В тексте Бэббита с заголовком «Какая разница, слушаете ли вы?» музыка уподоблялась фундаментальной науке — высшей математике, поэтому мнение слушателя оказывалось релевантно не более, чем суждение профана о математической формуле. Полемическое преувеличение? Но только до тех пор, пока не зазвучит что-то из сочинений Софии Губайдулиной или «Метастазис» Ксенакиса, основанные на числовых рядах Фибоначчи. Может показаться, что такие люди, как Ксенакис или Губайдулина, Булез или Лигети, устанавливают для искусства некий интеллектуальный ценз. На самом деле это ценз этический и политический. Травма тоталитарной идеи общенародного, утилитарного искусства требовала максимальной бережности и ответственности по отношению к музыке и слушателю. И кому, как не Ксенакису, второй профессией которого была архитектура (в просторечии — застывшая музыка), было знать и доказывать, что музыка вовсе не обязательно должна быть растаявшей архитектурой. Пусть будет бумажной. Пусть подобно архитектурным проектам, созданным, чтобы остаться на бумаге, она не будет зависеть от слушания и исполнения. Другое дело, что многочисленные фибоначчи второго авангарда часто звучат так, что не услышать и не разделить их яростный или нежный трепет, даже не зная математики, просто невозможно.
Как много комнат, полных идей
Во второй половине XX века в искусстве провозглашается новый синкретизм: пластические искусства тестируют движение во времени, музыка пробует формат скульптуры (акустического объекта, размещенного в пространстве), бессловесные искусства обрастают или замещаются текстом, текст звучит музыкой и выглядит графикой.
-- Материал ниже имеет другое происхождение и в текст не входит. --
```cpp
int d3f_linear_grad_weight_supported(int N, int Cin, int Cout);
int d3f_linear_fused_supported(int N, int Cin, int Cout);
int d3f_linear_bias_act_forward(const float* x, const float* weight, int N, int Cin, int Cout, const float* bias1,
                                const float* add, const float* bias2, float slope, float* out, float* zero_init,
                                int zero_n, void* stream);
int d3f_linear_pair_supported(int N, int Cin1, int Cin2, int Cout);
int d3f_linear_pair_bias_act_forward(const float* x1, const float* w1, int Cin1, const float* x2, const float* w2, int Cin2,
                                     int N, int Cout, const float* bias1, const float* bias2, const float* bias3,
                                     const float* bias4, float slope, float* out, float* zero_init, int zero_n,
                                     void* stream);
int d3f_linear_grad_input(const float* grad_out, const float* weight, int N, int Cin, int Cout, const float* add,
                          float* grad_x, void* stream);
int d3f_permute_kpconv_weights(const float* const* srcs_host, float* const* dsts_host, const int* K_host,
                               const int* Cin_host, const int* Cout_host, int n, void* stream);
int d3f_gemm_epilogue_supported(int R, int K, int N, int mode, int kblock);
size_t d3f_gemm_epilogue_ws_bytes(int R, int K, int N);
int d3f_gemm_epilogue(const float* x, int ldx, const float* w, int ldw, int mode, int kblock, int R, int K, int N,
                      const float* row_div, const float* bias1, const float* add, int ldadd, const float* bias2,
                      float slope, float* y, int ldy, float* zero_init, int zero_n, void* ws, size_t ws_bytes,
                      void* stream);
size_t d3f_linear_grad_weight_ws_bytes(int N, int Cin, int Cout);
int d3f_linear_grad_weight(const float* x, const float* grad_out, int N, int Cin, int Cout, float* grad_w, void* ws,
                           size_t ws_bytes, void* stream);
int d3f_linear_grad_weight_bias(const float* x, const float* grad_out, int N, int Cin, int Cout, float* grad_w, void* ws,
                                size_t ws_bytes, const float* bias_part, int bias_blocks, int bias_cols,
                                float* grad_bias, float* grad_bias2, void* stream);
typedef struct d3f_atb_problem {
  const float* x;
  const float* grad_out;
  float* grad_w;
  int32_t N, Cin, Cout, ldw;
  const float* bias_part;
  int32_t bias_blocks, bias_cols;
  float* grad_bias;
  float* grad_bias2;
} d3f_atb_problem;
size_t d3f_linear_grad_weight_group_ws_bytes(const d3f_atb_problem* problems_host, int n);
int d3f_linear_grad_weight_group(const d3f_atb_problem* problems_host, int n, void* ws, size_t ws_bytes, void* stream);

// ... 148 lines not shown
```

### profiles/gemm_epilogue_bench.py

```python
import argparse
import os
import sys

import numpy as np
import torch

sys.path.insert(0, os.path.dirname(os.path.dirname(os.path.abspath(__file__))))
from d3feat_pytorch_amd import _native, ops

NT, NN = ops.GEMM_NT, ops.GEMM_NN
SHAPES = [
    ("kpconv fwd L1", 23808, 960, 64, NN, 0, 'fk'), ("kpconv fwd L2s", 6208, 960, 64, NN, 0, 'fk'),
    ("kpconv fwd L2", 6208, 1920, 128, NN, 0, 'fk'), ("kpconv fwd L3s", 1792, 1920, 128, NN, 0, 'fk'),
    ("kpconv fwd L3", 1792, 3840, 256, NN, 0, 'fk'), ("kpconv fwd L4s", 512, 3840, 256, NN, 0, 'fk'),
    ("kpconv fwd L4", 512, 7680, 512, NN, 0, 'fk'),
    ("unary L0 128>32", 114624, 128, 32, NT, 0, 'f'), ("unary L1 128>64", 23808, 128, 64, NT, 0, 'f'),
    ("unary L1 128>256", 23808, 128, 256, NT, 0, 'f'), ("unary L1 256>64", 23808, 256, 64, NT, 0, 'f'),
    ("unary L2 256>128", 6208, 256, 128, NT, 0, 'f'), ("unary L2 256>512", 6208, 256, 512, NT, 0, 'f'),
    ("unary L2 128>512", 6208, 128, 512, NT, 0, 'f'), ("unary L2 512>128", 6208, 512, 128, NT, 0, 'f'),
    ("unary L3 128>512", 1792, 128, 512, NT, 0, 'f'), ("unary L3 512>256", 1792, 512, 256, NT, 0, 'f'),
    ("unary L3 512>1024", 1792, 512, 1024, NT, 0, 'f'), ("unary L3 256>1024", 1792, 256, 1024, NT, 0, 'f'),
    ("unary L3 1024>256", 1792, 1024, 256, NT, 0, 'f'), ("unary L4 256>1024", 512, 256, 1024, NT, 0, 'f'),
    ("unary L4 1024>512", 512, 1024, 512, NT, 0, 'f'), ("unary L4 1024>2048", 512, 1024, 2048, NT, 0, 'f'),
    ("unary L4 512>2048", 512, 512, 2048, NT, 0, 'f'), ("unary L4 2048>512", 512, 2048, 512, NT, 0, 'f'),
# ... 29 lines not shown
    torch.cuda.synchronize()
    e0, e1 = torch.cuda.Event(enable_timing=True), torch.cuda.Event(enable_timing=True)
    e0.record()
    for _ in range(3):
        g.replay()
    e1.record()
    torch.cuda.synchronize()
    return e0.elapsed_time(e1) * 1e3 / (3 * reps)


def main():
    ap = argparse.ArgumentParser()
    ap.add_argument("--reps", type=int, default=30)
    ap.add_argument("--variants", action="store_true")
    ap.add_argument("--out", default=None)
    ap.add_argument("--no-table", action="store_true", help="library GEMMs on their default picks (no TunableOp table)")
    args = ap.parse_args()
    if not args.no_table:
        import d3feat_pytorch_amd
        print("# TunableOp table loaded:", d3feat_pytorch_amd.enable_tuned_gemms())
    L = _native.lib()
    rng = np.random.default_rng(3)
    lines = []
    variants = [(0, 0)] + ([(2, 1), (4, 1), (2, 8), (4, 8), (2, 16), (4, 16)] if args.variants else [])
    head = "%-20s %7s %5s %5s %2s | %8s %8s | " % ("shape", "R", "K", "N", "m", "lib", "lib+epi") + " ".join(
        "%9s" % ("own" if v == (0, 0) else "r%d/s%d" % v) for v in variants) + " |  TF(own)  best"
    print(head)
    lines.append(head)
    tot_lib = tot_libepi = tot_own = 0.0
    for label, R, K, N, mode, kblock, epi in SHAPES:
        x = torch.from_numpy(rng.normal(size=(R, K)).astype(np.float32)).cuda()
        if kblock:
            Kp = K // kblock
            W3 = torch.from_numpy(rng.normal(size=(Kp, N, kblock)).astype(np.float32)).cuda()
            w = W3
            b_lib = W3.permute(0, 2, 1).reshape(K, N).contiguous()
            lib_mm = lambda: torch.mm(x, W3.permute(0, 2, 1).contiguous().view(K, N))
        elif mode == NT:
            w = torch.from_numpy(rng.normal(size=(N, K)).astype(np.float32)).cuda()
            b_lib = w.t()
            lib_mm = lambda: torch.mm(x, w.t())
        else:
            w = torch.from_numpy(rng.normal(size=(K, N)).astype(np.float32)).cuda()
            b_lib = w
            lib_mm = lambda: torch.mm(x, w)
        row_div = torch.from_numpy(rng.integers(1, 40, size=R).astype(np.float32)).cuda() if 'k' in epi else None
        bias = torch.from_numpy(rng.normal(size=N).astype(np.float32)).cuda() if 'f' in epi else None
        addend = torch.from_numpy(rng.normal(size=(R, N)).astype(np.float32)).cuda() if 'a' in epi else None
        slope = 0.1 if 'f' in epi else 1.0
        out = torch.empty((R, N), device="cuda")
        def lib_epi():
            if addend is not None:
                return torch.addmm(addend, x, b_lib)
            raw = lib_mm()
            if 'f' in epi:
                _native.check(L.d3f_bias_act_forward(raw.data_ptr(), bias.data_ptr(), None, None, slope, R, N, out.data_ptr(), None,
                                                     0, row_div.data_ptr() if row_div is not None else None, None, 0, 0,
                                                     torch.cuda.current_stream().cuda_stream), "ba")
            return raw

        def own():
            ops.gemm_epilogue(x, w, mode, R, K, N, kblock, None, None, row_div, bias, addend, None, slope, None, out)

        t_lib = timed(lib_mm, args.reps)
        t_libepi = timed(lib_epi, args.reps)
        ts = []
        for v in variants:
            old = _native.set_tunables(xw_rows=v[0], xw_split=v[1])
            try:
                ts.append(timed(own, args.reps))
            finally:
                _native.set_tunables(**old)
        ref = x.double() @ b_lib.double()
        if row_div is not None:
            ref = ref / row_div.double()[:, None]
        if bias is not None:
            ref = ref + bias.double()
        if addend is not None:
            ref = ref + addend.double()
        ref = torch.where(ref > 0, ref, ref * slope)
        own()
        err = float((out.double() - ref).abs().max() / ref.abs().max())
        flop = 2.0 * R * K * N
        best = int(np.argmin(ts))
        line = "%-20s %7d %5d %5d %2d | %8.1f %8.1f | " % (label, R, K, N, mode, t_lib, t_libepi) + " ".join(
            "%9.1f" % t for t in ts) + " | %6.1f  %s  err %.1e" % (flop / ts[0] * 1e-6, "own" if best == 0 else "r%d/s%d" % variants[best], err)
        print(line, flush=True)
        lines.append(line)
        tot_lib += t_lib
        tot_libepi += t_libepi
        tot_own += ts[0]
    tail = "# totals (each shape once): library %.1f us, library + epilogue %.1f us, own %.1f us" % (tot_lib, tot_libepi, tot_own)
    print(tail)
    lines.append(tail)
    if args.out:
        with open(args.out, "w") as f:
            f.write("\n".join(lines) + "\n")


if __name__ == "__main__":
    main()
```

Measured before the change: 686.0.

## Add shared-tile 3-slot pipelined MFMA GEMM and route more GEMMs to it

```diff
diff --git a/d3feat.pytorch_amd/_native.py b/d3feat.pytorch_amd/_native.py
--- a/d3feat.pytorch_amd/_native.py
+++ b/d3feat.pytorch_amd/_native.py
@@ -17,6 +17,9 @@
     _fields_ = [("atb_task_us", C.c_int32), ("atb_form", C.c_int32), ("atb_first_form_wgs", C.c_int32),
                 ("match_wgs", C.c_int32), ("agg_through_lds", C.c_int32), ("atb_pipe", C.c_int32), ("xw_rows", C.c_int32), ("xw_split", C.c_int32),
                 ("rowgemm_wide", C.c_int32), ("rowgemm_rt", C.c_int32), ("reserved", C.c_int32 * 6)]
+
+
+_RESERVED_NAMES = {"xw_tile": 0}
 
 
 class AtbProblem(C.Structure):
@@ -94,6 +97,7 @@
     "d3f_permute_kpconv_weights": (_i, [_vp, _vp, _vp, _vp, _vp, _i, _vp]),
     "d3f_gemm_epilogue_supported": (_i, [_i, _i, _i, _i, _i]),
     "d3f_gemm_epilogue_ws_bytes": (_sz, [_i, _i, _i]),
+    "d3f_gemm_epilogue_plan": (_i, [_i, _i, _i, _vp]),
     "d3f_gemm_epilogue": (_i, [_vp, _i, _vp, _i, _i, _i, _i, _i, _i, _vp, _vp, _vp, _i, _vp, _f, _vp, _i, _vp, _i, _vp, _sz,
                                _vp]),
     "d3f_bias_act_backward_blocks": (_i, [_i, _i]),
@@ -238,10 +242,15 @@
     t = Tunables()
     L.d3f_get_tunables(C.byref(t))
     old = {name: getattr(t, name) for name, _ in Tunables._fields_ if name != "reserved"}
+    for name, slot in _RESERVED_NAMES.items():
+        old[name] = t.reserved[slot]
     for k, v in kw.items():
         if k not in old:
             raise RuntimeError("d3f_tunables has no field %r" % k)
-        setattr(t, k, int(v))
+        if k in _RESERVED_NAMES:
+            t.reserved[_RESERVED_NAMES[k]] = int(v)
+        else:
+            setattr(t, k, int(v))
     check(L.d3f_set_tunables(C.byref(t)), "d3f_set_tunables")
     return old
 
diff --git a/d3feat.pytorch_amd/csrc/gemm_epilogue.hip b/d3feat.pytorch_amd/csrc/gemm_epilogue.hip
--- a/d3feat.pytorch_amd/csrc/gemm_epilogue.hip
+++ b/d3feat.pytorch_amd/csrc/gemm_epilogue.hip
@@ -270,6 +270,198 @@
   }
 }
 
+constexpr int XS_SLOTS = 3;
+
+template <int TI, int TJ, int MODE>
+__global__ __launch_bounds__(256, 2) void xw_gemm_shared_kernel(const XwArgs g) {
+  constexpr int BM = 32 * TI, BN = 32 * TJ;
+  constexpr int A_BYTES = 2 * TI * 1024, SB = A_BYTES + 2 * TJ * 1024;
+  constexpr int GA = TI / 2, GB = TJ / 2, GW = GA + GB;
+  constexpr int NRB = (MODE == 1) ? 4 : TJ;
+  constexpr int NRD = TI + NRB;
+  constexpr int NM = 4 * TI * TJ, EXTRAS = GW + NRD;
+  static_assert(TI % 2 == 0 && TJ % 2 == 0, "every wave issues the same number of pieces");
+  const int lane = threadIdx.x & 63, wave = __builtin_amdgcn_readfirstlane((int)(threadIdx.x >> 6));
+  const int wr = wave >> 1, wc = wave & 1;
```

Автор концепций, манифестов, исследований, описаний, критик, музыкант, теоретик и писатель — теперь, как правило, один и тот же человек. А произведение — одновременно и гипотеза, и документ, и комментарий. К собраниям партитур часто прилагается библиография, компендиум теоретических трудов. Одним из пионеров здесь был Оливье Мессиан с его «Техникой моего музыкального языка»; одним из лидеров — Штокхаузен с его десятитомным теоретическим наследием. А музыкальный концептуализм (от раннего американского до позднего московского), работающий на грани комментария и социального жеста, заменял музыку словами или создавал музыку как игру слов, описаний, знаков, психологических и социальных событий.
Московский музыкальный концептуализм конца 1970-х — начала 1990-х годов во многом близок московскому романтическому концептуализму в поэзии и визуальном искусстве. И хотя в музыке композиторов официально не существующего в российской музыкальной науке направления (таких как Владимир Мартынов, Георгий Пелецис, Александр Рабинович, Сергей Загний, Иван Соколов и другие) часто больше нот, чем визуальных и вербальных объектов у концептуальных художников и поэтов — от Андрея Монастырского до Дмитрия Александровича Пригова, разные формы московского концептуализма близки по атмосфере, духу и методологии. Иной музыкальный перформанс середины 1980-х годов мог соц-артистским пафосом, психоделической парадностью или камерным тоном бессобытийности быть близок Эрику Булатову, Павлу Пепперштейну или Виктору Пивоварову. А переливчатые остинато романтических музыкальных идиом у Рабиновича или Мартынова при всей нарядности обнаруживают каталожный скелет и передают привет лаконичной карточной поэзии Льва Рубинштейна.
Je suis snob, или Ничего не понятно! Как это слушать?
Организованные и спонтанные, благонамеренные и вызывающие, нотированные и словесные, компонированные и импровизационные, странно благозвучные (как ожерелья трезвучий
Гласса) и загадочно абстрактные (как «Молоток» Булеза), скрежещущие, парящие, звенящие или молчащие новые музыкальные структуры устанавливают такие отношения со слушателем, словно он неинтересен.Впрочем, это и так и не так — или совсем не так.